- What you will do:
Copy the lines below that contain "dout".

[Start of section]

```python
def load():
    global _lib
    if _lib is not None:
        return _lib
    global LIB_PATH
    LIB_PATH = os.environ.get("IMMTSF_LIB", LIB_PATH)
    if not os.path.exists(LIB_PATH):
        raise ImmtsfError(
            f"{LIB_PATH} not found: build it with `python -c 'import __graft_entry__ as g; g.build()'` "
            f"or `make -C imm-tsf_amd/csrc`.  There is no CPU fallback.")
    lib = C.CDLL(LIB_PATH)
    for name, (res, args) in _PROTOS.items():
        try:
            fn = getattr(lib, name)
        except AttributeError as e:
            raise ImmtsfError(f"{LIB_PATH} does not export {name}; rebuild it") from e
        fn.restype = res
        fn.argtypes = args
    if lib.immtsf_abi_version() != ABI_VERSION:
        raise ImmtsfError("libimmtsf_hip.so ABI version mismatch; rebuild it")
    structs = abi_structs()
    sizes = (C.c_int32 * len(structs))()
    if lib.immtsf_abi_sizes(sizes, len(structs)) != len(structs) or any(int(sizes[i]) != C.sizeof(t) for i, t in enumerate(structs)):
        raise ImmtsfError("libimmtsf_hip.so struct layout differs from this binding (immtsf_abi_sizes); rebuild it")
    _lib = lib
    return lib


def exported_names():
    return sorted(_PROTOS)


def check(rc: int, what: str):
    if rc == 0:
        return
    if rc < 0:
        raise ImmtsfError(f"{what}: {_ERR.get(rc, rc)}")
    raise ImmtsfError(f"{what}: hipError_t {rc}")


def ptr(t):
    return None if t is None else C.c_void_p(t.data_ptr())

# ... 5 lines not shown
```

include/immtsf.h:

```cpp
#ifndef IMMTSF_H
#define IMMTSF_H

#include <stddef.h>
#include <stdint.h>

#ifdef __cplusplus
extern "C" {
#endif

#define IMMTSF_ABI_VERSION 7
#define IMMTSF_T2V_FOLD_MIN_ROWS 8192
#define IMMTSF_FORM_NO_PROJ 16
#define IMMTSF_FORM_HALF_OUT 32
#define IMMTSF_FORM_LOWRANK_OUT 64

#define IMMTSF_OK 0
#define IMMTSF_EINVAL (-1)
#define IMMTSF_EWORKSPACE (-2)
#define IMMTSF_EUNSUPPORTED (-3)

typedef void* immtsf_stream_t;

int immtsf_abi_version(void);
int immtsf_instance_norm(const float* x, int32_t B, int32_t L, int32_t C, float* xn, float* means, float* stdev, immtsf_stream_t stream);
// ... 474 lines not shown
int immtsf_collate_patches(const immtsf_store* s, const int32_t* window_ids, int32_t B, int32_t npatch, float patch_size,
                           float patch_stride, float history, int32_t Lp, float time_max, float* obs_tp, float* obs_data,
                           float* obs_mask, immtsf_stream_t stream);
int immtsf_collate_union(const immtsf_store* s, const int32_t* window_ids, int32_t B, const float* axis, int32_t T, int32_t n_obs,
                         float time_max, float* obs_tp, float* obs_data, float* obs_mask, float* pred_tp, float* pred_data,
                         float* pred_mask, immtsf_stream_t stream);
int immtsf_collate_notes(const immtsf_store* s, const int32_t* window_ids, int32_t B, int32_t Nmax, float* tau, float* notes,
                         int32_t* lengths, int32_t* offsets, int32_t* rowmap, immtsf_stream_t stream);

int immtsf_collate_batch(const immtsf_store* s, const int32_t* window_ids, int32_t B, int32_t Lmax, int32_t Lpmax, int32_t Nmax,
                         float time_max, float* obs_tp, float* obs_data, float* obs_mask, float* pred_tp, float* pred_data,
                         float* pred_mask, float* tau, float* notes, int32_t* lengths, int32_t* offsets, int32_t* rowmap,
                         immtsf_stream_t stream);
int immtsf_collate_patch_max(const immtsf_store* s, int32_t W, int32_t npatch, float patch_size, float patch_stride, float history,
                             int32_t* out, immtsf_stream_t stream);

int immtsf_gemm(int32_t layout, int32_t precision, const float* A, int32_t lda, const float* B, int32_t ldb, float* C,
                int32_t ldc, const float* bias, int32_t M, int32_t N, int32_t K, float alpha, int32_t accumulate,
                int32_t act, immtsf_stream_t stream);
int immtsf_linear_backward(int32_t precision, const float* x, const float* W, const float* dy, int32_t M, int32_t N,
                           int32_t K, float* dx, const float* relu_x, float* dW, float* db, int32_t grads_prezeroed,
                           immtsf_stream_t stream);
int immtsf_time2vec_forward(const float* t, int32_t rows, int32_t d, const float* w0, const float* b0, const float* w,
                            const float* b, float* out, immtsf_stream_t stream);
int immtsf_time2vec_backward(const float* t, int32_t rows, int32_t d, const float* w, const float* b, const float* dout,
                             float* dw0, float* db0, float* dw, float* db, float* scratch, int32_t accumulate,
                             immtsf_stream_t stream);
int immtsf_bf16_twin_register(const float* base, void* twin, size_t count);
int immtsf_bf16_twin_unregister(const float* base);
int immtsf_bf16_twin_enable(int32_t on);
int immtsf_f32_to_bf16(const float* src, void* dst, size_t n, immtsf_stream_t stream);
int immtsf_bf16_to_f32(const void* src, float* dst, size_t n, immtsf_stream_t stream);
int immtsf_linear_bf16_forward(int32_t nl, const float* x, void* x16, const float* const* W, void* const* w16, const float* const* b,
                               float* const* y, int32_t M, int32_t N, int32_t K, int32_t act, immtsf_stream_t stream);
int immtsf_linear_bf16_backward(int32_t nl, const void* x16, const float* const* W, void* const* w16, const float* const* dy, void* dy16,
                                float* dx, float* const* dW, float* const* db, int32_t M, int32_t N, int32_t K,
                                int32_t grads_prezeroed, immtsf_stream_t stream);
int immtsf_gemm_batched(int32_t layout, int32_t precision, const float* A, int32_t lda, int64_t sA_o, int64_t sA_i,
                        const float* B, int32_t ldb, int64_t sB_o, int64_t sB_i, float* C, int32_t ldc, int64_t sC_o,
                        int64_t sC_i, int32_t n_outer, int32_t n_inner, int32_t M, int32_t N, int32_t K, float alpha,
                        immtsf_stream_t stream);
int immtsf_softmax_rows_forward(float* sc, float* A, int32_t B, int32_t H, int32_t L, int32_t S, const uint8_t* live,
                                float p_drop, uint64_t seed, uint64_t site, int32_t causal, const uint64_t* seed_step_dev,
                                immtsf_stream_t stream);
int immtsf_softmax_rows_backward(float* dA, const float* P, int32_t B, int32_t H, int32_t L, int32_t S, float p_drop,
                                 uint64_t seed, uint64_t site, const uint64_t* seed_step_dev, immtsf_stream_t stream);
#define IMMTSF_ATTN_SHORT_MAX 8
int immtsf_attention_short_forward(const float* qkv, int32_t B, int32_t L, int32_t H, int32_t E, float scale, int32_t causal,
                                   float p_drop, uint64_t seed, uint64_t site, const uint64_t* seed_step_dev, float* out,
                                   immtsf_stream_t stream);
int immtsf_attention_short_backward(const float* qkv, const float* dout, int32_t B, int32_t L, int32_t H, int32_t E, float scale,
                                    int32_t causal, float p_drop, uint64_t seed, uint64_t site, const uint64_t* seed_step_dev,
                                    float* dqkv, immtsf_stream_t stream);
int immtsf_layernorm_forward(const float* x, int32_t rows, int32_t d, const float* gamma, const float* beta, float eps,
                             float* xhat, float* rstd, float* z, float p_drop, uint64_t seed, uint64_t site,
                             immtsf_stream_t stream);
int immtsf_layernorm_backward(float* dz_dy, int32_t rows, int32_t d, const float* gamma, const float* xhat,
                              const float* rstd, float* dx, float* dgamma, float* dbeta, float* scratch,
                              float p_drop, uint64_t seed, uint64_t site, immtsf_stream_t stream);
int immtsf_dropout_mask(uint64_t seed, uint64_t site, uint64_t n, float p_drop, uint8_t* out, immtsf_stream_t stream);
#define IMMTSF_SITE_T2V_ATTN 1
#define IMMTSF_SITE_T2V_OUT 2
#define IMMTSF_SITE_REC_OUT 3
#define IMMTSF_SITE_XADD_ATTN 4
#define IMMTSF_SITE_XADD_OUT 5
#define IMMTSF_SITE_GR_OUT 6
#define IMMTSF_SITE_LAYER_BASE 16

int immtsf_adam_step(float* param, const float* grad, float* exp_avg, float* exp_avg_sq, uint64_t n, float lr,
                     float beta1, float beta2, float eps, float weight_decay, int32_t step, float max_norm,
                     float* norm_scratch, immtsf_stream_t stream);
int immtsf_adam_step_dev(float* param, const float* grad, float* exp_avg, float* exp_avg_sq, uint64_t n, float lr,
                         float beta1, float beta2, float eps, float weight_decay, int64_t* step_dev, float max_norm,
                         float* norm_scratch, uint64_t* dropout_step_dev, immtsf_stream_t stream);

int immtsf_adam_step_dev_zero(float* param, float* grad, float* exp_avg, float* exp_avg_sq, uint64_t n, float lr, float beta1,
                              float beta2, float eps, float weight_decay, int64_t* step_dev, float max_norm, float* norm_scratch,
                              uint64_t* dropout_step_dev, immtsf_stream_t stream);

int immtsf_adam_step_guarded(float* param, float* grad, float* exp_avg, float* exp_avg_sq, uint64_t n, float lr, float beta1,
                             float beta2, float eps, float weight_decay, int64_t* step_dev, float max_norm, float* norm_scratch,
                             uint64_t* dropout_step_dev, const int32_t* skip_flag, int32_t zero_grad, immtsf_stream_t stream);

int immtsf_adam_sqnorm(const float* grad, uint64_t n, float* norm_scratch, int64_t* step_dev, uint64_t* dropout_step_dev,
                       immtsf_stream_t stream);
int immtsf_adam_apply(float* param, const float* grad, float* exp_avg, float* exp_avg_sq, uint64_t n, float lr, float beta1,
                      float beta2, float eps, float weight_decay, int32_t step, const int64_t* step_dev, float max_norm,
                      const float* norm_scratch, void* twin, immtsf_stream_t stream);
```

[End of section]

- Solved exercise:
int immtsf_time2vec_backward(const float* t, int32_t rows, int32_t d, const float* w, const float* b, const float* dout,
int immtsf_attention_short_backward(const float* qkv, const float* dout, int32_t B, int32_t L, int32_t H, int32_t E, float scale,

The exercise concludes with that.